Результат представлен в табл. 7.

Определение активности G CSF осуществлялось с помощью теста пролиферации (³H-тимидиновая вставка) с помощью лейкемия Zellinie (NFS 60), как описано в Mossmann, T. (1985) J.Immunol.
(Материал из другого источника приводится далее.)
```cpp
bool create_lanes(frayhip_scene* sc)
{
    if (hipEventCreateWithFlags(&sc->evLaneStart, hipEventDisableTiming) != hipSuccess) return false;
    for (int k = 0; k < FRAY_PT_LANES; k++) {
        if (k > 0 && hipStreamCreateWithFlags(&sc->laneStream[k], hipStreamNonBlocking) != hipSuccess) return false;
        if (hipEventCreateWithFlags(&sc->evResolved[k], hipEventDisableTiming) != hipSuccess) return false;
    }
    return true;
// ... 211 lines not shown
        set_error("frayhip_scene_create: hipMalloc failed (no device?)");
        delete sc;
        return FRAYHIP_E_NODEVICE;
    }
    {
        unsigned char* const base = (unsigned char*)sc->d_arena;
        std::vector<unsigned char*> stage(B.tables.size());
        std::vector<const unsigned char*> addr(B.tables.size());
        for (size_t t = 0; t < B.tables.size(); t++) { stage[t] = B.host.data() + B.tables[t].off; addr[t] = base + B.tables[t].off; }
        frayhip_arena::arena_place(B.F, B.meshTables.data(), B.texelOffset.data(), stage.data(), addr.data(), sc->S);
    }
    hipError_t e = hipMemcpy(sc->d_arena, B.host.data(), B.host.size(), hipMemcpyHostToDevice);
    if (e != hipSuccess) { set_error(std::string("frayhip_scene_create: upload failed: ") + hipGetErrorString(e)); (void)hipFree(sc->d_arena); delete sc; return FRAYHIP_E_NODEVICE; }
    sc->arena_bytes = B.host.size();
    sc->edit = make_scene_edit(d, B);
    sc->camera = d.camera;
    sc->settings = d.settings;
    if (hipMalloc((void**)&sc->d_stats, kStatsBytes) != hipSuccess || hipMalloc((void**)&sc->d_qmeta, 3 * FRAY_PT_LANES * sizeof(QMeta)) != hipSuccess ||
        hipEventCreate(&sc->evA) != hipSuccess || hipEventCreate(&sc->evB) != hipSuccess || !create_lanes(sc)) {
        set_error("frayhip_scene_create: could not allocate the per-scene device state");
        frayhip_scene_destroy(sc);
        return FRAYHIP_E_NOMEM;
    }
    if (const char* e = getenv("FRAYHIP_PT_LANES")) { long v = atol(e); if (v >= 1 && v <= FRAY_PT_LANES) sc->ptLanes = (int)v; }
    if (const char* e = getenv("FRAYHIP_SPECULATE_FANS")) sc->speculateFans = atol(e) != 0;
    if (const char* e = getenv("FRAYHIP_FP_CONTRACT")) sc->fpContract = atol(e) == 1;
    if (const char* e = getenv("FRAYHIP_SKIP_NULL_SEGMENTS")) sc->skipNullSegments = atol(e) != 0;
    if (const char* e = getenv("FRAYHIP_SEGMENT_PLANES")) sc->segmentPlanes = atol(e) != 0;
    if (const char* e = getenv("FRAYHIP_CERTIFIED_SEGMENTS")) sc->certifiedSegments = atol(e) != 0;
    if (const char* e = getenv("FRAYHIP_FUSED_WHITTED_MAX")) { long v = atol(e); if (v >= 0 && v <= 1024) sc->fusedWhittedMax = (int)v; }
// ... 69 lines not shown
        if (value != 0 && value != 1) { set_error("frayhip_scene_set_option: skip_null_segments must be 0 or 1"); return FRAYHIP_E_ARG; }
        s->skipNullSegments = value != 0;
    } else if (n == "segment_planes") {
        if (value != 0 && value != 1) { set_error("frayhip_scene_set_option: segment_planes must be 0 or 1"); return FRAYHIP_E_ARG; }
        s->segmentPlanes = value != 0;
    } else if (n == "certified_segments") {
        if (value != 0 && value != 1) { set_error("frayhip_scene_set_option: certified_segments must be 0 or 1"); return FRAYHIP_E_ARG; }
        s->certifiedSegments = value != 0;
    } else {
        set_error("frayhip_scene_set_option: unknown option " + n);
        return FRAYHIP_E_ARG;
    }
    return FRAYHIP_OK;
}

int frayhip_scene_set_view(frayhip_scene* s, const frayhip_camera* camera, const frayhip_settings* settings)
{
    if (!s) { set_error("frayhip_scene_set_view: null scene"); return FRAYHIP_E_ARG; }
    if (s->rendering) { set_error("frayhip_scene_set_view: the scene is rendering a frame"); return FRAYHIP_E_ARG; }
    if (settings && (settings->frameWidth <= 0 || settings->frameHeight <= 0)) { set_error("frayhip_scene_set_view: bad frame size"); return FRAYHIP_E_ARG; }
    if (camera) s->camera = *camera;
    if (settings) s->settings = *settings;
    return FRAYHIP_OK;
}

int frayhip_scene_update(frayhip_scene* s, const frayhip_scene_desc* desc)
{
    if (!s || !desc) { set_error("frayhip_scene_update: null argument"); return FRAYHIP_E_ARG; }
    if (s->rendering) { set_error("frayhip_scene_update: the scene is rendering a frame"); return FRAYHIP_E_ARG; }
    if (desc->abi_version != FRAYHIP_ABI_VERSION) { set_error("frayhip_scene_update: ABI version mismatch"); return FRAYHIP_E_ARG; }
// ... 16 lines not shown
        addr[t] = (const unsigned char*)s->d_arena + E.tables[t].off;
    }
    frayhip_arena::arena_update(d, E.meshTables.data(), F, tab.data());
    DScene S = s->S;
    frayhip_arena::arena_place(F, E.meshTables.data(), E.texelOffset.data(), tab.data(), addr.data(), S);
    long long bytes = 0;
    for (int32_t t : frayhip_arena::arena_editable_tables(F)) {
        if (!E.tables[t].bytes) continue;
        HIP_TRY(hipMemcpy((unsigned char*)s->d_arena + E.tables[t].off, tab[t], E.tables[t].bytes, hipMemcpyHostToDevice));
        bytes += (long long)E.tables[t].bytes;
    }
    E.host.swap(next);
    E.F = F;
    commit_facts(s, F);
    s->S = S;
    s->sceneUpdates++;
    s->sceneUpdateBytes = bytes;
    return FRAYHIP_OK;
}

void frayhip_scene_destroy(frayhip_scene* s)
{
    if (!s) return;
    delete s->edit;
    if (s->d_arena) (void)hipFree(s->d_arena);
    if (s->d_work) (void)hipFree(s->d_work);
    frayhip_detail::seed_table_free(s);
    if (s->d_stats) (void)hipFree(s->d_stats);
    if (s->d_motionTab) (void)hipFree(s->d_motionTab);
    if (s->d_qmeta) (void)hipFree(s->d_qmeta);
    if (s->evA) (void)hipEventDestroy(s->evA);
    if (s->evB) (void)hipEventDestroy(s->evB);
    if (s->evLaneStart) (void)hipEventDestroy(s->evLaneStart);
    for (int k = 0; k < FRAY_PT_LANES; k++) {
        if (s->evResolved[k]) (void)hipEventDestroy(s->evResolved[k]);
        if (s->laneStream[k]) (void)hipStreamDestroy(s->laneStream[k]);
    }
    for (auto e : s->evPool) (void)hipEventDestroy(e);
    for (auto e : s->evPoolShadow) (void)hipEventDestroy(e);
    delete s;
}
// ... 164 lines not shown
```

fray_amd/csrc/dev_trace.hpp:

```cpp
#pragma once
#ifndef FRAY_IDENTITY_SKIP
#define FRAY_IDENTITY_SKIP 1
#endif
#ifndef FRAY_FILTER_STRAIGHT
#define FRAY_FILTER_STRAIGHT 1
#endif
#include "dev_math.hpp"
#include "dev_scene.hpp"
#include "dev_sort.hpp"
#define FRAY_CERT_SEQ() __builtin_amdgcn_sched_barrier(0)
#include "dev_boxcert.hpp"
#include "dev_misscert.hpp"
#include "dev_segcert.hpp"

#ifdef FRAY_LEAFSTAT
static __device__ unsigned long long g_leafStat[4];
#endif
struct Cnt {
    unsigned long long closest, shadow, node, kdInner, leafRefs, tri, prim, smooth, samples, tex;
    unsigned envelope;
};
template <int ST> FD void bump(unsigned long long& c, unsigned long long n = 1) { if (ST & 1) c += n; }
constexpr bool kd_variant(int st) { return (st & 6) != 0; }
constexpr bool tex_variant(int st) { return (st & 14) != 0; }
// ... 110 lines not shown
        best = gamma;
        l2o = l2;
        l3o = l3;
    }
    return hit;
}

FD void tri_bary(const FRAY_RO DTri* T, V3 s, V3 d, double& l2, double& l3)
{
    const V3 N = ld3(T->N), A = ld3(T->A), AC = ld3(T->AC), AB = ld3(T->AB);
    const V3 D = -d;
    const double rDcr = fray_rcp(dot(N, D));
    const V3 H = s - A;
    l2 = dot(cross(H, AC), D) * rDcr;
    l3 = dot(cross(AB, H), D) * rDcr;
}
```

Methods 65, 66 73 и Holmes, K.L. Plaszynski, E. Frederickson, T. T. Morse, H.C.III $ Ihle, J. (1985) PNAS USA 82, 6687 6691.

Аналогичные результаты получают при использовании G CSF и G CSF мутеинов, полученных согласно ЕР 91 107 429.2.

П р и м е р 8

Ренатурирование антител Fab фрагментов

Денатурирование: 5 моль/л Gdn/HCl, рН 8,5

0,1 моль/л Триса

2 ммоль/л EDTA

0,3 моль/л DTE

Cprot 5 мг/мл

Инкубация: 2-3 ч при комнатной температуре

Ренатурирование: трис буфер, рН 7,5

(Трис: 0,05; 0,1; 0,2; 0,3; 0,5; 0,75 и 1 моль/л)

2 ммоль/л ЕDTA

6 ммоль/л GSSG

Cprot 50 мкг/мл

Инкубация: 80 ч при t^o 10^oC

Тест на активность: ELISA с биотинилированной СК, согласно DE A 38 35 350.4 (пример 8.2).

Результат представлен в табл. 8.

Выход продукта при ренатурировании Fab-антител линейно возрастает до значения концентрации Триса 0,5 моль/л; при дальнейшем повышении концентрации Триса выход продукта улучшается незначительно.